Task directions:
For the records below, tally the lines that contain "hipFuncSetAttribute" and give only that number.

Extracted information:
#include <cstdint>
#include <cstdio>
#include <cstdlib>
#include <algorithm>
#include <cstring>
#include <memory>
#include <stdexcept>
#include <string>
#include <type_traits>
#include <vector>

#include "../../include/ipx_kkt_hip.h"

namespace ipxk {

struct Error : std::runtime_error {
    int code;
    Error(int c, const std::string& what) : std::runtime_error(what), code(c) {}
};

void set_last_error(const std::string& msg);
// ... 69 lines not shown
constexpr int kLongSeg = 2048;
constexpr int kMaxWorkgroups = 1024;
constexpr int kMaxPartials = 2048;
constexpr int kMaxRT = 8;

struct GatherView {
    int nrows, ncols;
    int P, G, RT, Q;
    int RWrows;
    const int* step_ptr;
    const int* wg_chunk_ptr;
    const int* chunk_start;
    const int* chunk_info;
    const int* chunk_step;
    const unsigned char* counts;
    const int* idx;
    const double* val;
    const unsigned char* row_long;
    int nseg;
    const int* seg_p0;
    const int* seg_p1;
    const int* lidx;
    const double* lval;
    int nlong;
    const int* long_row;
    const int* long_slot;
    double* long_partials;
    unsigned long long* stamps;
    int masked;
};

constexpr int kSlicedRows = 1024;
constexpr int kSlicedMaxTile = 7680;

struct SlicedView {
    int nrows, nrows_pad, nslices, nrb;
    int R;
    const unsigned* tile_ptr;
    const unsigned char* cnt;
    const int* idx;
    const double* val;
    double* partial;
    const unsigned char* row_long;
    int masked;
};

struct SlicedMatrix {
    bool built = false;
    int nslices = 0, nrb = 0, nrows_pad = 0, max_tile = 0, R = kSlicedRows;
    double dominant_fraction = 1.0;
    DevBuf<unsigned> tile_ptr;
    DevBuf<unsigned char> cnt;
    DevBuf<int> idx;
    DevBuf<double> val, partial;
};

constexpr int kSortedThreads = 256;
constexpr int kSortedMaxSub = 8192;
constexpr int kSortedOffBits = 18;
struct SortedView {
    int nrows, nrows_pad, nslices, nsub, nrb, RB, slice_elems;
    const int* xmin;
    const unsigned char* row_long;
    const unsigned* sub_ptr;
    const unsigned char* cnt;
    const unsigned* pack;
    const double* val;
    double* partial;
};
struct SortedMatrix {
    bool built = false;
    int nslices = 0, nsub = 0, nrb = 0, RB = 0, nrows_pad = 0, max_sub = 0, slice_elems = 0;
    DevBuf<unsigned> sub_ptr, pack;
    DevBuf<unsigned char> cnt;
    DevBuf<double> val, partial;
    bool fused = false;
    DevBuf<int> xmin;
};

constexpr int kAccThreads = 512;
constexpr int kAccPerThread = 4;
constexpr int kAccBatch = kAccThreads * kAccPerThread;
constexpr int kAccMaxRows = 16384;
struct AccView {
    int nrows, nrows_pad, nslices, nrb, RB, slice_elems;
    const int* xmin;
    const unsigned* tile_batch;
    const unsigned* bptr;
    const unsigned* pack;
    const double* val;
    double* partial;
};
struct AccMatrix {
    bool built = false;
    int nslices = 0, nrb = 0, RB = 0, nrows_pad = 0, slice_elems = 0;
    int64_t nbatches = 0, deferred = 0;
    DevBuf<unsigned> tile_batch, bptr, pack;
    DevBuf<double> val, partial;
    bool fused = false;
    DevBuf<int> xmin;
};
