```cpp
template <class Perm>
static hipError_t allow_table_in_lds() {
    hipError_t e = hipFuncSetAttribute((const void *)mx::leaf_hash_kernel<Perm>, hipFuncAttributeMaxDynamicSharedMemorySize, pmf::TABLE_BYTES);
    if (e == hipSuccess) e = hipFuncSetAttribute((const void *)mx::node_kernel<Perm>, hipFuncAttributeMaxDynamicSharedMemorySize, pmf::TABLE_BYTES);
    if (e == hipSuccess) e = hipFuncSetAttribute((const void *)mx::pow_kernel<Perm>, hipFuncAttributeMaxDynamicSharedMemorySize, pmf::TABLE_BYTES);
    return e;
}
template <class Perm, class HostPerm>
static hipError_t device_selftest(HostPerm host_perm, const poseidon2::Params *host_p2) {
    constexpr int N = 4 * mx::WG;
    std::vector<u64> in((size_t)N * 12), out((size_t)N * 12);
    u64 seed = 0x9E3779B97F4A7C15ull;
    for (int t = 0; t < N; t++)
        for (int i = 0; i < 12; i++) {
            seed = seed * 6364136223846793005ull + 1442695040888963407ull;
            u64 v = (seed ^ (seed >> 31)) % gl::P;
            if (t % 9 == 0) v = (i & 1) ? gl::P - 1 - (v & 3) : (v & 7);
            in[(size_t)t * 12 + i] = v;
        }
    u64 *d = nullptr; poseidon2::Params *dp = nullptr; hipStream_t st = nullptr;
    hipError_t e = hipMalloc((void **)&d, in.size() * 8);
    if (e == hipSuccess && host_p2) { e = hipMalloc((void **)&dp, sizeof *host_p2); if (e == hipSuccess) e = hipMemcpy(dp, host_p2, sizeof *host_p2, hipMemcpyHostToDevice); }
    if (e == hipSuccess) e = hipMemcpy(d, in.data(), in.size() * 8, hipMemcpyHostToDevice);
    if (e == hipSuccess) e = hipStreamCreateWithFlags(&st, hipStreamNonBlocking);
    if (e == hipSuccess) e = hipFuncSetAttribute((const void *)mx::selftest_kernel<Perm>, hipFuncAttributeMaxDynamicSharedMemorySize, pmf::TABLE_BYTES);
    if (e == hipSuccess) {
        hipLaunchKernelGGL(mx::selftest_kernel<Perm>, dim3(N / mx::WG), dim3(mx::WG), pmf::TABLE_BYTES, st, d, dp);
        e = hipGetLastError();
        if (e == hipSuccess) e = hipStreamSynchronize(st);
    }
    if (e == hipSuccess) e = hipMemcpy(out.data(), d, out.size() * 8, hipMemcpyDeviceToHost);
    if (e == hipSuccess)
        for (int t = 0; t < N && e == hipSuccess; t++) {
            u64 s[12];
            for (int i = 0; i < 12; i++) s[i] = in[(size_t)t * 12 + i];
            host_perm(s);
            for (int i = 0; i < 12; i++) if (s[i] != out[(size_t)t * 12 + i]) e = hipErrorAssert;
        }
    constexpr u64 NL = 1ull << 19, NN = NL / 2, POW_COUNT = 1ull << 18;
    constexpr u32 WCOLS = 17, POW_BITS = 11, POW_BATCH = 2;
    u64 *d_cols = nullptr, *d_dig = nullptr, *d_pow = nullptr;
    std::vector<u64> cols((size_t)WCOLS * NL), dig(4 * (NL + NN)), powbuf(12 * POW_BATCH + 2 * POW_BATCH);
    if (e == hipSuccess) {
        for (size_t i = 0; i < cols.size(); i++) { seed = seed * 6364136223846793005ull + 1442695040888963407ull; cols[i] = (seed ^ (seed >> 29)) % gl::P; }
        for (u32 b = 0; b < POW_BATCH; b++) {
            for (int i = 0; i < 12; i++) { seed = seed * 6364136223846793005ull + 1442695040888963407ull; powbuf[12 * b + i] = (seed ^ (seed >> 29)) % gl::P; }
            powbuf[12 * POW_BATCH + b] = 1000 * (b + 1);
            powbuf[12 * POW_BATCH + POW_BATCH + b] = ~0ull;
        }
        e = hipMalloc((void **)&d_cols, cols.size() * 8);
        if (e == hipSuccess) e = hipMalloc((void **)&d_dig, dig.size() * 8);
        if (e == hipSuccess) e = hipMalloc((void **)&d_pow, powbuf.size() * 8);
        if (e == hipSuccess) e = hipMemcpy(d_cols, cols.data(), cols.size() * 8, hipMemcpyHostToDevice);
        if (e == hipSuccess) e = hipMemcpy(d_pow, powbuf.data(), powbuf.size() * 8, hipMemcpyHostToDevice);
    }
    if (e == hipSuccess) {
        MerkleLeafArgs la{};
        la.src0 = d_cols; la.stride0 = NL; la.ncols0 = WCOLS; la.n_leaves = NL; la.digests = d_dig; la.batch = 1;
        hipLaunchKernelGGL(mx::leaf_hash_kernel<Perm>, dim3((unsigned)(NL / mx::WG)), dim3(mx::WG), pmf::TABLE_BYTES, st, la, dp);
        hipLaunchKernelGGL(mx::node_kernel<Perm>, dim3((unsigned)(NN / mx::WG)), dim3(mx::WG), pmf::TABLE_BYTES, st, d_dig, d_dig + 4 * NL, NN, 1u, (u64)0, 1u, dp);
        PowArgs pa{};
        pa.states = d_pow; pa.bases = d_pow + 12 * POW_BATCH; pa.results = d_pow + 12 * POW_BATCH + POW_BATCH;
        pa.pos = 3; pa.pow_bits = POW_BITS; pa.batch = POW_BATCH; pa.count = POW_COUNT;
        hipLaunchKernelGGL(mx::pow_kernel<Perm>, dim3((unsigned)(POW_COUNT / mx::WG * POW_BATCH)), dim3(mx::WG), pmf::TABLE_BYTES, st, pa, dp);
        e = hipGetLastError();
        if (e == hipSuccess) e = hipStreamSynchronize(st);
        if (e == hipSuccess) e = hipMemcpy(dig.data(), d_dig, dig.size() * 8, hipMemcpyDeviceToHost);
        if (e == hipSuccess) e = hipMemcpy(powbuf.data(), d_pow, powbuf.size() * 8, hipMemcpyDeviceToHost);
    }
    if (e == hipSuccess) {
        for (u64 w = 0; w < NL / 64 && e == hipSuccess; w++) {
            const u64 j = w * 64 + (w * 7) % 64;
            u64 s[12] = {0};
            for (u32 c = 0; c < WCOLS; c += 8) {
                for (u32 i = 0; i < 8 && c + i < WCOLS; i++) s[i] = cols[(size_t)(c + i) * NL + j];
                host_perm(s);
            }
            for (int i = 0; i < 4; i++) if (s[i] != dig[4 * j + i]) e = hipErrorAssert;
        }
        for (u64 w = 0; w < NN / 64 && e == hipSuccess; w++) {
            const u64 i0 = w * 64 + (w * 11) % 64;
            u64 s[12] = {0};
            for (int i = 0; i < 8; i++) s[i] = dig[8 * i0 + i];
            host_perm(s);
            for (int i = 0; i < 4; i++) if (s[i] != dig[4 * NL + 4 * i0 + i]) e = hipErrorAssert;
        }
        for (u32 b = 0; b < POW_BATCH && e == hipSuccess; b++) {
            const u64 base = 1000 * (b + 1), got = powbuf[12 * POW_BATCH + POW_BATCH + b];
            u64 want = ~0ull;
            for (u64 k = 0; k < POW_COUNT && want == ~0ull; k++) {
                u64 s[12];
                for (int i = 0; i < 12; i++) s[i] = i == 3 ? base + k : powbuf[12 * b + i];
                host_perm(s);
                if ((s[7] >> (64 - POW_BITS)) == 0) want = base + k;
            }
            if (got != want) e = hipErrorAssert;
        }
    }
    if (d_cols) (void)hipFree(d_cols);
    if (d_dig) (void)hipFree(d_dig);
    if (d_pow) (void)hipFree(d_pow);
    if (st) (void)hipStreamDestroy(st);
    if (d) (void)hipFree(d);
    if (dp) (void)hipFree(dp);
    return e;
}
hipError_t merkle_mx_upload_constants(const u64 *rc360) {
    std::vector<unsigned char> tab(pmf::TABLE_BYTES);
    if (!pmf::build_tables(rc360, tab.data()) || !pmf::host_selfcheck(rc360, tab.data(), 64)) return hipErrorInvalidValue;
    hipError_t e = hipMemcpyToSymbol(HIP_SYMBOL(mx::c_poseidon_rc), rc360, sizeof(u64) * poseidon::ROUNDS * poseidon::WIDTH);
    if (e != hipSuccess) return e;
    e = hipMemcpyToSymbol(HIP_SYMBOL(mx::g_table), tab.data(), pmf::TABLE_BYTES);
    if (e == hipSuccess) e = allow_table_in_lds<mx::PoseidonV1>();
    return e != hipSuccess ? e : device_selftest<mx::PoseidonV1>([&](u64 (&s)[12]) { poseidon::permute(s, rc360); }, nullptr);
}
hipError_t merkle_upload_p2_tables(const poseidon2::Params &qp) {
    std::vector<unsigned char> tab(pmf::TABLE_BYTES);
    if (!pmf::build_tables_p2(qp, tab.data()) || !pmf::host_selfcheck_p2(qp, tab.data(), 64)) return hipErrorInvalidValue;
    hipError_t e = hipMemcpyToSymbol(HIP_SYMBOL(mx::g_table_p2), tab.data(), pmf::TABLE_BYTES);
    if (e == hipSuccess) e = allow_table_in_lds<mx::Poseidon2QP>();
    return e != hipSuccess ? e : device_selftest<mx::Poseidon2QP>([&](u64 (&s)[12]) { poseidon2::permute(s, qp); }, &qp);
}
hipError_t merkle_mx_leaves(const MerkleLeafArgs &a, u64 total, const HasherDev &h, hipStream_t st) {
    const u64 blocks = (total + mx::WG - 1) / mx::WG;
    if (blocks > 0x7FFFFFFFull) return hipErrorInvalidValue;
    if (h.kind == hasher::POSEIDON2) hipLaunchKernelGGL(mx::leaf_hash_kernel<mx::Poseidon2QP>, dim3((unsigned)blocks), dim3(mx::WG), pmf::TABLE_BYTES, st, a, h.p2);
    else hipLaunchKernelGGL(mx::leaf_hash_kernel<mx::PoseidonV1>, dim3((unsigned)blocks), dim3(mx::WG), pmf::TABLE_BYTES, st, a, h.p2);
    return hipGetLastError();
}
hipError_t merkle_mx_nodes(const u64 *in, u64 *out, u64 n_out, u32 batch, u64 ps, const HasherDev &h, hipStream_t st) {
    const u64 total = n_out * batch;
    u64 per_thread = total >> 18;
    per_thread = per_thread < 1 ? 1 : per_thread > 8 ? 8 : per_thread;
    const u64 blocks = (total + mx::WG * per_thread - 1) / (mx::WG * per_thread);
    if (blocks > 0x7FFFFFFFull) return hipErrorInvalidValue;
    if (h.kind == hasher::POSEIDON2) hipLaunchKernelGGL(mx::node_kernel<mx::Poseidon2QP>, dim3((unsigned)blocks), dim3(mx::WG), pmf::TABLE_BYTES, st, in, out, n_out, batch, ps, (u32)per_thread, h.p2);
    else hipLaunchKernelGGL(mx::node_kernel<mx::PoseidonV1>, dim3((unsigned)blocks), dim3(mx::WG), pmf::TABLE_BYTES, st, in, out, n_out, batch, ps, (u32)per_thread, h.p2);
    return hipGetLastError();
}
hipError_t merkle_mx_pow(const PowArgs &a, const HasherDev &h, hipStream_t st) {
    const u64 chunks = (a.count + mx::WG - 1) / mx::WG;
    if (chunks * a.batch > 0x7FFFFFFFull) return hipErrorInvalidValue;
    if (h.kind == hasher::POSEIDON2) hipLaunchKernelGGL(mx::pow_kernel<mx::Poseidon2QP>, dim3((unsigned)(chunks * a.batch)), dim3(mx::WG), pmf::TABLE_BYTES, st, a, h.p2);
    else hipLaunchKernelGGL(mx::pow_kernel<mx::PoseidonV1>, dim3((unsigned)(chunks * a.batch)), dim3(mx::WG), pmf::TABLE_BYTES, st, a, h.p2);
    return hipGetLastError();
}
```

### qp-zk-circuits_amd/csrc/poseidon.hpp

```cpp
#pragma once
#include <stddef.h>
#include "gl64.hpp"

namespace poseidon {
using gl::u32;
using gl::u64;

constexpr int WIDTH = 12, RATE = 8, HALF_FULL = 4, PARTIAL = 22, ROUNDS = 30;

GL_HD u64 sbox7(u64 x) {
    u64 x2 = gl::sqr(x), x4 = gl::sqr(x2), x3 = gl::mul(x, x2);
    return gl::mul(x3, x4);
}
#if defined(__HIP_DEVICE_COMPILE__) && defined(POSEIDON_GROUPED_SBOX)
template <int N>
__device__ __forceinline__ void sbox7_layer(u64 (&x)[N]) {
    u64 x2[N], x3[N], x4[N];
    gl::mul_group(x2, x, x);
    gl::mul_group(x4, x2, x2);
    gl::mul_group(x3, x, x2);
    gl::mul_group(x, x3, x4);
}
__device__ __forceinline__ u64 sbox7_lane(u64 x) {
    u64 a[1] = {x}, x2[1];
// ... 153 lines not shown
    }
}
GL_HD void spectrum_times_circulant(Spectrum &s) {
    const i64 T = s.U1[0] + s.U1[1] + s.U1[2];
    const i64 A0 = T + s.U1[2], A1 = T + s.U1[0], A2 = T + s.U1[1];
    const i64 B0 = shl(s.Um[2], 3) - s.Um[0] - shl(s.Um[1], 1);
    const i64 B1 = -(shl(s.Um[0], 3) + s.Um[1] + shl(s.Um[2], 1));
    const i64 B2 = shl(s.Um[0], 1) - shl(s.Um[1], 3) - s.Um[2];
    const i64 f0 = s.F[0], f1 = s.F[1], f2 = s.F[2], h0 = s.H[0], h1 = s.H[1], h2 = s.H[2];
    const i64 R0 = shl(f0, 1) - h0 + f1 - shl(h1, 4) + f2 + shl(h2, 2);
    const i64 R1 = -shl(f0, 2) + h0 + shl(f1, 1) - h1 + f2 - shl(h2, 4);
    const i64 R2 = shl(f0, 4) + h0 - shl(f1, 2) + h1 + shl(f2, 1) - h2;
    const i64 I0 = f0 + shl(h0, 1) + shl(f1, 4) + h1 - shl(f2, 2) + h2;
    const i64 I1 = -f0 - shl(h0, 2) + f1 + shl(h1, 1) + shl(f2, 4) + h2;
    const i64 I2 = -f0 + shl(h0, 4) - f1 - shl(h1, 2) + f2 + shl(h2, 1);
    s.U1[0] = shl(A0, 6); s.U1[1] = shl(A1, 6); s.U1[2] = shl(A2, 6);
    s.Um[0] = shl(B0, 2); s.Um[1] = shl(B1, 2); s.Um[2] = shl(B2, 2);
    s.F[0] = shl(R0, 1); s.F[1] = shl(R1, 1); s.F[2] = shl(R2, 1);
    s.H[0] = shl(I0, 1); s.H[1] = shl(I1, 1); s.H[2] = shl(I2, 1);
}
GL_HD i64 spectrum_lane0(const Spectrum &s) { return (s.U1[0] + s.Um[0] + shl(s.F[0], 1)) >> 2; }
GL_HD void vector_of(const Spectrum &s, i64 (&x)[WIDTH]) {
#pragma unroll
    for (int b = 0; b < 3; b++) {
        const i64 p = s.U1[b] + s.Um[b], q = s.U1[b] - s.Um[b], f2 = shl(s.F[b], 1), h2 = shl(s.H[b], 1);
        x[b] = (p + f2) >> 2; x[b + 6] = (p - f2) >> 2; x[b + 3] = (q + h2) >> 2; x[b + 9] = (q - h2) >> 2;
    }
}
GL_HD u64 join_halves(i64 lo, i64 hi) {
    const u64 al = (u64)lo, ah = (u64)hi;
    const u64 low = al + (ah << 32);
    const u32 top = (u32)(ah >> 32) + (low < al ? 1u : 0u);
    return gl::reduce96(low, top);
}
GL_HD void renormalize_pair(i64 &lo, i64 &hi) {
    const i64 k = (lo >> 32) & ~(i64)3;
    lo -= shl(k, 32); hi += k;
    const i64 m = (hi >> 32) & ~(i64)3;
    hi -= shl(m, 32); hi += m; lo -= m;
}
GL_HD void renormalize(Spectrum &sl, Spectrum &sh) {
#pragma unroll
    for (int b = 0; b < 3; b++) {
        renormalize_pair(sl.U1[b], sh.U1[b]); renormalize_pair(sl.Um[b], sh.Um[b]);
        renormalize_pair(sl.F[b], sh.F[b]); renormalize_pair(sl.H[b], sh.H[b]);
    }
}
GL_HD u64 join_signed_halves(i64 lo, i64 hi) { return join_halves(lo + (((i64)1 << 60) + ((i64)1 << 28)), hi + (((i64)1 << 60) - ((i64)1 << 29))); }

GL_HD void partial_rounds_spectral(u64 (&s)[WIDTH], const u64 *rc0) {
    i64 lo[WIDTH], hi[WIDTH];
#pragma unroll
    for (int i = 0; i < WIDTH; i++) { lo[i] = (i64)(u32)s[i]; hi[i] = (i64)(s[i] >> 32); }
    Spectrum sl, sh;
    spectrum_of(lo, sl); spectrum_of(hi, sh);
    i64 x_lo = lo[0], x_hi = hi[0];
    i64 d_lo = 0, d_hi = 0;
    u64 x0 = s[0];
#pragma unroll 1
    for (int k0 = 0; k0 < PARTIAL; k0 += 3) {
#pragma unroll
        for (int kk = 0; kk < 3; kk++) {
            const int k = k0 + kk;
            if (k < PARTIAL) {
                if (k) x0 = join_signed_halves(x_lo + d_lo, x_hi + d_hi);
                const u64 y = sbox7_lane(gl::add_canonical(x0, rc0[k * WIDTH]));
                const i64 y_lo = (i64)(u32)y, y_hi = (i64)(y >> 32);
                const i64 in_lo = y_lo - x_lo, in_hi = y_hi - x_hi;
                sl.U1[0] += in_lo; sl.Um[0] += in_lo; sl.F[0] += in_lo;
                sh.U1[0] += in_hi; sh.Um[0] += in_hi; sh.F[0] += in_hi;
                spectrum_times_circulant(sl); spectrum_times_circulant(sh);
                d_lo = shl(y_lo, 3); d_hi = shl(y_hi, 3);
                if (kk == 2 && k + 1 < PARTIAL) renormalize(sl, sh);
                x_lo = spectrum_lane0(sl); x_hi = spectrum_lane0(sh);
            }
        }
    }
    vector_of(sl, lo); vector_of(sh, hi);
    lo[0] += d_lo; hi[0] += d_hi;
#pragma unroll
    for (int i = 0; i < WIDTH; i++) s[i] = join_signed_halves(lo[i], hi[i]);
}

GL_HD void permute(u64 (&s)[WIDTH], const u64 *rc) {
    int r = 0;
    for (int k = 0; k < HALF_FULL; k++, r++) {
#pragma unroll
        for (int i = 0; i < WIDTH; i++) s[i] = gl::add_canonical(s[i], rc[r * WIDTH + i]);
        sbox7_layer(s);
        mds_layer(s);
    }
#pragma unroll
    for (int i = 1; i < WIDTH; i++) s[i] = gl::add_canonical(s[i], rc[r * WIDTH + i]);
    partial_rounds_spectral(s, rc + r * WIDTH);
    r += PARTIAL;
    for (int k = 0; k < HALF_FULL; k++, r++) {
#pragma unroll
        for (int i = 0; i < WIDTH; i++) s[i] = gl::add_canonical(s[i], rc[r * WIDTH + i]);
        sbox7_layer(s);
        mds_layer(s);
    }
#pragma unroll
    for (int i = 0; i < WIDTH; i++) s[i] = gl::canon(s[i]);
}
GL_HD void permute_layerwise(u64 (&s)[WIDTH], const u64 *rc) {
    int r = 0;
    for (int k = 0; k < HALF_FULL; k++, r++) {
#pragma unroll
        for (int i = 0; i < WIDTH; i++) s[i] = sbox7(gl::add_canonical(s[i], rc[r * WIDTH + i]));
        mds_layer(s);
    }
#pragma unroll
    for (int i = 1; i < WIDTH; i++) s[i] = gl::add_canonical(s[i], rc[r * WIDTH + i]);
    for (int k = 0; k < PARTIAL; k++, r++) {
        s[0] = sbox7(gl::add_canonical(s[0], rc[r * WIDTH]));
        mds_layer(s);
    }
    for (int k = 0; k < HALF_FULL; k++, r++) {
#pragma unroll
        for (int i = 0; i < WIDTH; i++) s[i] = sbox7(gl::add_canonical(s[i], rc[r * WIDTH + i]));
        mds_layer(s);
    }
#pragma unroll
    for (int i = 0; i < WIDTH; i++) s[i] = gl::canon(s[i]);
}
GL_HD void permute_textbook(u64 (&s)[WIDTH], const u64 *rc) {
    int r = 0;
    for (int k = 0; k < ROUNDS; k++, r++) {
        const bool full = k < HALF_FULL || k >= HALF_FULL + PARTIAL;
        for (int i = 0; i < WIDTH; i++) s[i] = gl::add_canonical(s[i], rc[r * WIDTH + i]);
        for (int i = 0; i < (full ? WIDTH : 1); i++) s[i] = sbox7(s[i]);
        mds_layer_naive(s);
    }
    for (int i = 0; i < WIDTH; i++) s[i] = gl::canon(s[i]);
}
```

Answer for the task:
4